Start of PROVIDED DATA
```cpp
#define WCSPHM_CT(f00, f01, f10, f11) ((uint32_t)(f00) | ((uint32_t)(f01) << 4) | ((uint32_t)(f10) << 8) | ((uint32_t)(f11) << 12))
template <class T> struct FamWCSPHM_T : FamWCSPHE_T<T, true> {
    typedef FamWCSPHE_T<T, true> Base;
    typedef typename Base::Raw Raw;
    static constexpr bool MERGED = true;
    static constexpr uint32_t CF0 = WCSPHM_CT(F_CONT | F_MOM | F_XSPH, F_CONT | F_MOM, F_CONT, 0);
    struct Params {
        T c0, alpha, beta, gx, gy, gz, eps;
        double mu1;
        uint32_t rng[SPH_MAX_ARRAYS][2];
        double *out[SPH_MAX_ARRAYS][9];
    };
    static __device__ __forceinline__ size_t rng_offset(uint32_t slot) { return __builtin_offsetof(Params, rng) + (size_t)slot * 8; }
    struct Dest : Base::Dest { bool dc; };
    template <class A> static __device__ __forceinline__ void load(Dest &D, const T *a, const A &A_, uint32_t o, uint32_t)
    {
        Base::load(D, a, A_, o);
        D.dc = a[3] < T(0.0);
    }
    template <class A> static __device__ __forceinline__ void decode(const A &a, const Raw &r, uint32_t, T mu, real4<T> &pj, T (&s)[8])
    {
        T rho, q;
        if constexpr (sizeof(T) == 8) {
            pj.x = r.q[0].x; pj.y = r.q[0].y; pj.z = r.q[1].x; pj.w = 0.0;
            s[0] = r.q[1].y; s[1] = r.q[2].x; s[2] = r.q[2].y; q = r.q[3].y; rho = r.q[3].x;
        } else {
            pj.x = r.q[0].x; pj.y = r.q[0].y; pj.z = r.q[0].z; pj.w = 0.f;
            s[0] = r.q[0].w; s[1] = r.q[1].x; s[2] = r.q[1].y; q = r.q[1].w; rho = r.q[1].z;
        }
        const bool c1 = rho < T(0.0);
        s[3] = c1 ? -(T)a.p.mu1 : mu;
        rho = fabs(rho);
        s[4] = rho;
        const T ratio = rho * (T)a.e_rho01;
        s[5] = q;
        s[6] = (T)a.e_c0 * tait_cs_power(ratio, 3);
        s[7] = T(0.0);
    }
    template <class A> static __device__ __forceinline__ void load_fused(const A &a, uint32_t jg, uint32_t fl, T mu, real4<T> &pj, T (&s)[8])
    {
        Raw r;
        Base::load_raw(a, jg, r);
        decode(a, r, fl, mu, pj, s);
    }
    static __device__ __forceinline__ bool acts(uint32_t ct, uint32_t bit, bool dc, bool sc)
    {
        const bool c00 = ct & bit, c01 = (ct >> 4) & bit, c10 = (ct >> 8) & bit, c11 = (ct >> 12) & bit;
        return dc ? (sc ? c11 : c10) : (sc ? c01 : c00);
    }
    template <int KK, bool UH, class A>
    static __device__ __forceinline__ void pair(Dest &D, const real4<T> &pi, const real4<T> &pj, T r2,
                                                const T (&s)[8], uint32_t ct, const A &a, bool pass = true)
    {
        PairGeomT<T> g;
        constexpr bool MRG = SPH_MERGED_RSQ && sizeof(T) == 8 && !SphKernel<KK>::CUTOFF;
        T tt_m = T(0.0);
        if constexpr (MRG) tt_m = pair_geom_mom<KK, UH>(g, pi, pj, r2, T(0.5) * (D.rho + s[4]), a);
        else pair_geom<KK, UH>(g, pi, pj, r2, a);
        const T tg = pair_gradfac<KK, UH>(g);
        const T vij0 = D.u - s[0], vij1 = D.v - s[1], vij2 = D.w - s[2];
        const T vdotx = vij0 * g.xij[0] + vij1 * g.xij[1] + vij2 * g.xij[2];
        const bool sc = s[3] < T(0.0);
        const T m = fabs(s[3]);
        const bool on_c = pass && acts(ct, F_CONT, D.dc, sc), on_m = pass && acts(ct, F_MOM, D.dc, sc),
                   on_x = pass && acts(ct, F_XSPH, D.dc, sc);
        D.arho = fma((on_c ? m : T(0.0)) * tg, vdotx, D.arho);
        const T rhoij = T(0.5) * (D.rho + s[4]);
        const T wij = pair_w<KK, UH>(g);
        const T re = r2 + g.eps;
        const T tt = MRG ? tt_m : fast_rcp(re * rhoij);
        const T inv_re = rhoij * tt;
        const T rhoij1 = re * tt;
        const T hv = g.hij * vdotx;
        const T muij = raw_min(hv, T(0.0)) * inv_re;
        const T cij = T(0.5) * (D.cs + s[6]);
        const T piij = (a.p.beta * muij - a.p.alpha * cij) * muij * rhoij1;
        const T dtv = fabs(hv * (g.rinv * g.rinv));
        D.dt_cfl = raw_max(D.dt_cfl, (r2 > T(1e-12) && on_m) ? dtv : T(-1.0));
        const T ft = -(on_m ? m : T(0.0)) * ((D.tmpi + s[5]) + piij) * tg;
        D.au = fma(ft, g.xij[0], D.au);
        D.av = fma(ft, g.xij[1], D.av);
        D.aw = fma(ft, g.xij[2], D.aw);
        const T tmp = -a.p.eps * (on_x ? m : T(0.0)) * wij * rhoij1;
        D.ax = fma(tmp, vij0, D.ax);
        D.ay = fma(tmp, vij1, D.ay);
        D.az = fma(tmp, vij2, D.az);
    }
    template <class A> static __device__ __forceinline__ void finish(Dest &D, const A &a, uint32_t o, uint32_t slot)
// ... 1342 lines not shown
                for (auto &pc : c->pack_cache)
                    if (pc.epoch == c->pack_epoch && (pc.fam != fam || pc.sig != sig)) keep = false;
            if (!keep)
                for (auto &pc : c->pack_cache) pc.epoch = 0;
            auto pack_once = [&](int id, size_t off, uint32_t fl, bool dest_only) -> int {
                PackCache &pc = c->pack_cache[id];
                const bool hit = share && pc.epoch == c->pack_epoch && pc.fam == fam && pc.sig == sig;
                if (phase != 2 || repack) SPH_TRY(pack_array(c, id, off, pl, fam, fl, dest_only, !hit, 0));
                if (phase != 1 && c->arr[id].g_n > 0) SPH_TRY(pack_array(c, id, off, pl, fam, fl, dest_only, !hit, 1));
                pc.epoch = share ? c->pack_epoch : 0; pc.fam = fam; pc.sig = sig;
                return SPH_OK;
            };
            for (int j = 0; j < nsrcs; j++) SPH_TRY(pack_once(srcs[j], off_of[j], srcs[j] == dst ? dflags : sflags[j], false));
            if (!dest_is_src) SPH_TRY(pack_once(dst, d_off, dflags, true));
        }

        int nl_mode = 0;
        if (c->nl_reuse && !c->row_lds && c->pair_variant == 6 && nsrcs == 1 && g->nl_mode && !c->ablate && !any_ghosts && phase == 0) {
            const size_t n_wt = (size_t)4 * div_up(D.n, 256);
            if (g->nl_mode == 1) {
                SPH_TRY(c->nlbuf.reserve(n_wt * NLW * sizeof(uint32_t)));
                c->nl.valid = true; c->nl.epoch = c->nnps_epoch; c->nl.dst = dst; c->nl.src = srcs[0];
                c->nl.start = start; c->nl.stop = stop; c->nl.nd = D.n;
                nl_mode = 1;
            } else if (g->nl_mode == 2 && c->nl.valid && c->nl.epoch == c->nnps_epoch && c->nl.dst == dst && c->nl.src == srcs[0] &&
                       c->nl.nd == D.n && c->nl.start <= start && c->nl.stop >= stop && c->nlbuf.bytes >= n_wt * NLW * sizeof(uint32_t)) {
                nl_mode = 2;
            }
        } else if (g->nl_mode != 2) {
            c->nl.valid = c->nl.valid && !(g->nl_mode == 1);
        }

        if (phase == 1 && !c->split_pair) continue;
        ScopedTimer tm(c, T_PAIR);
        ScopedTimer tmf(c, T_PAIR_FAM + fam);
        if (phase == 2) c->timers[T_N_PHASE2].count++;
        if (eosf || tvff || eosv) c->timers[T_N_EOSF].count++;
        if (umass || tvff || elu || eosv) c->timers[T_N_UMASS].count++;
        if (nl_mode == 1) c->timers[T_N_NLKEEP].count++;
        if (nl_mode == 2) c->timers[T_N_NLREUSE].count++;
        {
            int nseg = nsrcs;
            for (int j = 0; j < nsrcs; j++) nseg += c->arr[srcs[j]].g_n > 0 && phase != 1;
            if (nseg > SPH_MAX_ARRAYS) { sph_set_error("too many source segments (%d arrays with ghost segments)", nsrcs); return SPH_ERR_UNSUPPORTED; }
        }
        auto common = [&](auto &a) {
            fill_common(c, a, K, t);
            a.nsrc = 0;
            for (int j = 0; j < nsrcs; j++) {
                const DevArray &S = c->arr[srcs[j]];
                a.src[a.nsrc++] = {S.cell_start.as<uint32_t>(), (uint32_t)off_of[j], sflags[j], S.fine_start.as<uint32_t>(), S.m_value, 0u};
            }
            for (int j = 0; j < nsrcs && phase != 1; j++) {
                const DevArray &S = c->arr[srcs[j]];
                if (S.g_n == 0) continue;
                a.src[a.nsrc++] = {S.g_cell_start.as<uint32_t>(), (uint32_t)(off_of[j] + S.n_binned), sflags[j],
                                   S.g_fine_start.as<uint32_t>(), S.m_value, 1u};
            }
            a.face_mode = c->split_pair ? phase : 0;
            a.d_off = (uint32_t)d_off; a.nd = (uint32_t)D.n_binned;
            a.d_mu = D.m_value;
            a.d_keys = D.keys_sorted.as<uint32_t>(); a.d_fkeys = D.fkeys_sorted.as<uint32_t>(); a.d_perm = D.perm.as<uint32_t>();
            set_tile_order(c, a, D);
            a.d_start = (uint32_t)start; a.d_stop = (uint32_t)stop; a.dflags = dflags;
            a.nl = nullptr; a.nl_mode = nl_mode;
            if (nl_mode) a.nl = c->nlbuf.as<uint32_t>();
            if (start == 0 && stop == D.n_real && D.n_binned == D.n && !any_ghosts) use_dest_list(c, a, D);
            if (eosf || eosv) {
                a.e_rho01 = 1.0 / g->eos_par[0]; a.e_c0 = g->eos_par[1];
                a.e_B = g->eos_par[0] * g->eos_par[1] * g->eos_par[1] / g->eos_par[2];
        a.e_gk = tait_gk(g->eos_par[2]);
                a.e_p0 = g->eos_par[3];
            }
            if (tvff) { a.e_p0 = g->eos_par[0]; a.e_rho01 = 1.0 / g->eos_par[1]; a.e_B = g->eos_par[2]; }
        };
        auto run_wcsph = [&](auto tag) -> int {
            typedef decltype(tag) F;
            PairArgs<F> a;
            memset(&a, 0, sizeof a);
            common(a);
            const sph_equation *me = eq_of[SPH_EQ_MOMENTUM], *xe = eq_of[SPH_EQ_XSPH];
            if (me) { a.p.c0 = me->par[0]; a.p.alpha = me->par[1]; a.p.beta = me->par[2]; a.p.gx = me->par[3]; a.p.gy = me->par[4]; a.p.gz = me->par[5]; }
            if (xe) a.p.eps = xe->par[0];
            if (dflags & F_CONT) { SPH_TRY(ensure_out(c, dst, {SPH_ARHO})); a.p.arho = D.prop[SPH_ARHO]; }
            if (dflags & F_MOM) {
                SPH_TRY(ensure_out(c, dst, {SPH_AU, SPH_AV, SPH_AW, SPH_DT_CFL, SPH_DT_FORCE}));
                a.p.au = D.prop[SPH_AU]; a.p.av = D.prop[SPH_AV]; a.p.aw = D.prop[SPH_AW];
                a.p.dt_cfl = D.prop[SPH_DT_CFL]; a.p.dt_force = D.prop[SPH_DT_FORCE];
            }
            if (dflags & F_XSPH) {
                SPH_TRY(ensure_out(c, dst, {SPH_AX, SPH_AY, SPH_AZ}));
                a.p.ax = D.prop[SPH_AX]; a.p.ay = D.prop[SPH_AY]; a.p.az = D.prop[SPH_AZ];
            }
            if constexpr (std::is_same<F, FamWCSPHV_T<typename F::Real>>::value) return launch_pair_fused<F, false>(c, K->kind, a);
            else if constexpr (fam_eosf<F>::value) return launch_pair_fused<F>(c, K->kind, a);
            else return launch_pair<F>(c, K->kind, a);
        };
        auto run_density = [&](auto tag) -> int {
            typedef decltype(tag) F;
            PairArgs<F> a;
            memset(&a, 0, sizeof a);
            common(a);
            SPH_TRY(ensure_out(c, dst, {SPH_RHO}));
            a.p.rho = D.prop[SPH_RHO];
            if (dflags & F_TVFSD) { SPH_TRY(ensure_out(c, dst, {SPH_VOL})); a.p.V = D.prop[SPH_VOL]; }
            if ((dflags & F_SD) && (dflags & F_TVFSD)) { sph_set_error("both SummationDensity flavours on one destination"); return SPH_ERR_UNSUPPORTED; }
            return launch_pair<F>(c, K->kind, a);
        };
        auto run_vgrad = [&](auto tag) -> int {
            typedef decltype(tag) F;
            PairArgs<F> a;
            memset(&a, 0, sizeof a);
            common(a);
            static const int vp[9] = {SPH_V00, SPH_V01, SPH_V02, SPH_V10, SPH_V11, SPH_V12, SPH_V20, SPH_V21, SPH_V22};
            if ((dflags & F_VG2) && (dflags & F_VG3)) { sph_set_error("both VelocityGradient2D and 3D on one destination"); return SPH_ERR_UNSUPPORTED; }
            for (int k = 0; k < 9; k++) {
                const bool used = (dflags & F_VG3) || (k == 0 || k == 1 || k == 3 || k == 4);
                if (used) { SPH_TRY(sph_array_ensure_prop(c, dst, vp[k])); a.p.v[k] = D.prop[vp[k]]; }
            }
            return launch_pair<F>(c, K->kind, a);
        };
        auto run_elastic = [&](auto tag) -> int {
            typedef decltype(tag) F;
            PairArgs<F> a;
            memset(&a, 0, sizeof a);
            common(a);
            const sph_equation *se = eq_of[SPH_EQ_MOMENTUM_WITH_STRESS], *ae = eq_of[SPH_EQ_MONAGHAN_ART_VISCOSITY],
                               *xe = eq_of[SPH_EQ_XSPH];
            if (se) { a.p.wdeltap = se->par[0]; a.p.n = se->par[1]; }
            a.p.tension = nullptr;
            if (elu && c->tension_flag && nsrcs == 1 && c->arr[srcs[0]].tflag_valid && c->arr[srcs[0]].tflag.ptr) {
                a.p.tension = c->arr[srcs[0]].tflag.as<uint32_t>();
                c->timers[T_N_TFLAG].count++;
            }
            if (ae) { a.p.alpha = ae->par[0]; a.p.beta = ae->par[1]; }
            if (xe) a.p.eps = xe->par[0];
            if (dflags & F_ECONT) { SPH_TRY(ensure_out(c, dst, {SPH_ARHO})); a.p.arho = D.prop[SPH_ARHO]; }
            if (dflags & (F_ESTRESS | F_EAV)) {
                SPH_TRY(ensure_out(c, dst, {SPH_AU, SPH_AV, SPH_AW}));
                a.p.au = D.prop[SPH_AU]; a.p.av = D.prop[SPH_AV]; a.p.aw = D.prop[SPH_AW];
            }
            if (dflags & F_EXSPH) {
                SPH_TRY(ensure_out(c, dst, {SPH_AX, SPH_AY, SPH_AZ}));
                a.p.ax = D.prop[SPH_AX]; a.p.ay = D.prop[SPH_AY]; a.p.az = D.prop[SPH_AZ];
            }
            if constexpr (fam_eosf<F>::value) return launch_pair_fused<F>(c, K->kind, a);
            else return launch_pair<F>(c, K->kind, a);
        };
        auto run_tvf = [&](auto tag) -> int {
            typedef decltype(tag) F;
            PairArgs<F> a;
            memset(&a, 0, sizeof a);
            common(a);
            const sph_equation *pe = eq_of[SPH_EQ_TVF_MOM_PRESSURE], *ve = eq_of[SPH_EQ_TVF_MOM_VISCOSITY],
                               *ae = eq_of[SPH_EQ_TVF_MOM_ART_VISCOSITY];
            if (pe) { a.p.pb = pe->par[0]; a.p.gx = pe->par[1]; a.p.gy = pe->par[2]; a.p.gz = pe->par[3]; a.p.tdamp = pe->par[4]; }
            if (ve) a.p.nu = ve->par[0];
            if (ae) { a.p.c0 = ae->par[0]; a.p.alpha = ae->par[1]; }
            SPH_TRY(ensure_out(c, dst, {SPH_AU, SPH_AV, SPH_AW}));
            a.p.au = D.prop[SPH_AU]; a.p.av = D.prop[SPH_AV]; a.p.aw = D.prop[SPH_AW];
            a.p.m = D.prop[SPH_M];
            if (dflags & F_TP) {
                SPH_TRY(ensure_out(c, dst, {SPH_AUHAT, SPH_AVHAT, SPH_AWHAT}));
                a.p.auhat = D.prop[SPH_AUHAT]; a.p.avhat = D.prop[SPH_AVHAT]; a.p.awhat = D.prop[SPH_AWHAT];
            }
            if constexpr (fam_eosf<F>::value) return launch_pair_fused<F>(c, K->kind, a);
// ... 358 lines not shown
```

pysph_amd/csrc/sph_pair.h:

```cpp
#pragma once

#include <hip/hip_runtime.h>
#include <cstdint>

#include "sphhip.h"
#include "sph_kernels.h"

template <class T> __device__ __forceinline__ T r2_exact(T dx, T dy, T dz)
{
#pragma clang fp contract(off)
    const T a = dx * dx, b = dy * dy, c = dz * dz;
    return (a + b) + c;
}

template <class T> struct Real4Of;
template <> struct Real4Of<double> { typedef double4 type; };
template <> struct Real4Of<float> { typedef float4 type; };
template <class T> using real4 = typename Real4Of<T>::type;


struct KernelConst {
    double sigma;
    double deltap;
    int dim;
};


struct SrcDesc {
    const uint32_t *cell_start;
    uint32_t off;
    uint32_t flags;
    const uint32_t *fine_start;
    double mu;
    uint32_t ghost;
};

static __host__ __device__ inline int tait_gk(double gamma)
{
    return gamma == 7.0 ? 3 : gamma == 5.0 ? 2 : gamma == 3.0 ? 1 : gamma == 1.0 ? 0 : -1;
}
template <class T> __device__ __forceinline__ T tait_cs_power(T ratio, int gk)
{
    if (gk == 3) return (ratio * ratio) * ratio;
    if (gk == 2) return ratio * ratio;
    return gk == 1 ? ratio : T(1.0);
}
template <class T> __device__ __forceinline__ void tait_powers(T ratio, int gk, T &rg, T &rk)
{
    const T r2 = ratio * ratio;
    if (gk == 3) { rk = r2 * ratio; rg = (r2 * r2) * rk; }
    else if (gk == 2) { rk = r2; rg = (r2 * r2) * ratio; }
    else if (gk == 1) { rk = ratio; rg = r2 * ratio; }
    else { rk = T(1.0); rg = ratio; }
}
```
End of PROVIDED DATA
Provide only the count of lines within the entries above that include the string "decode".

EXERCISE OUTPUT =
2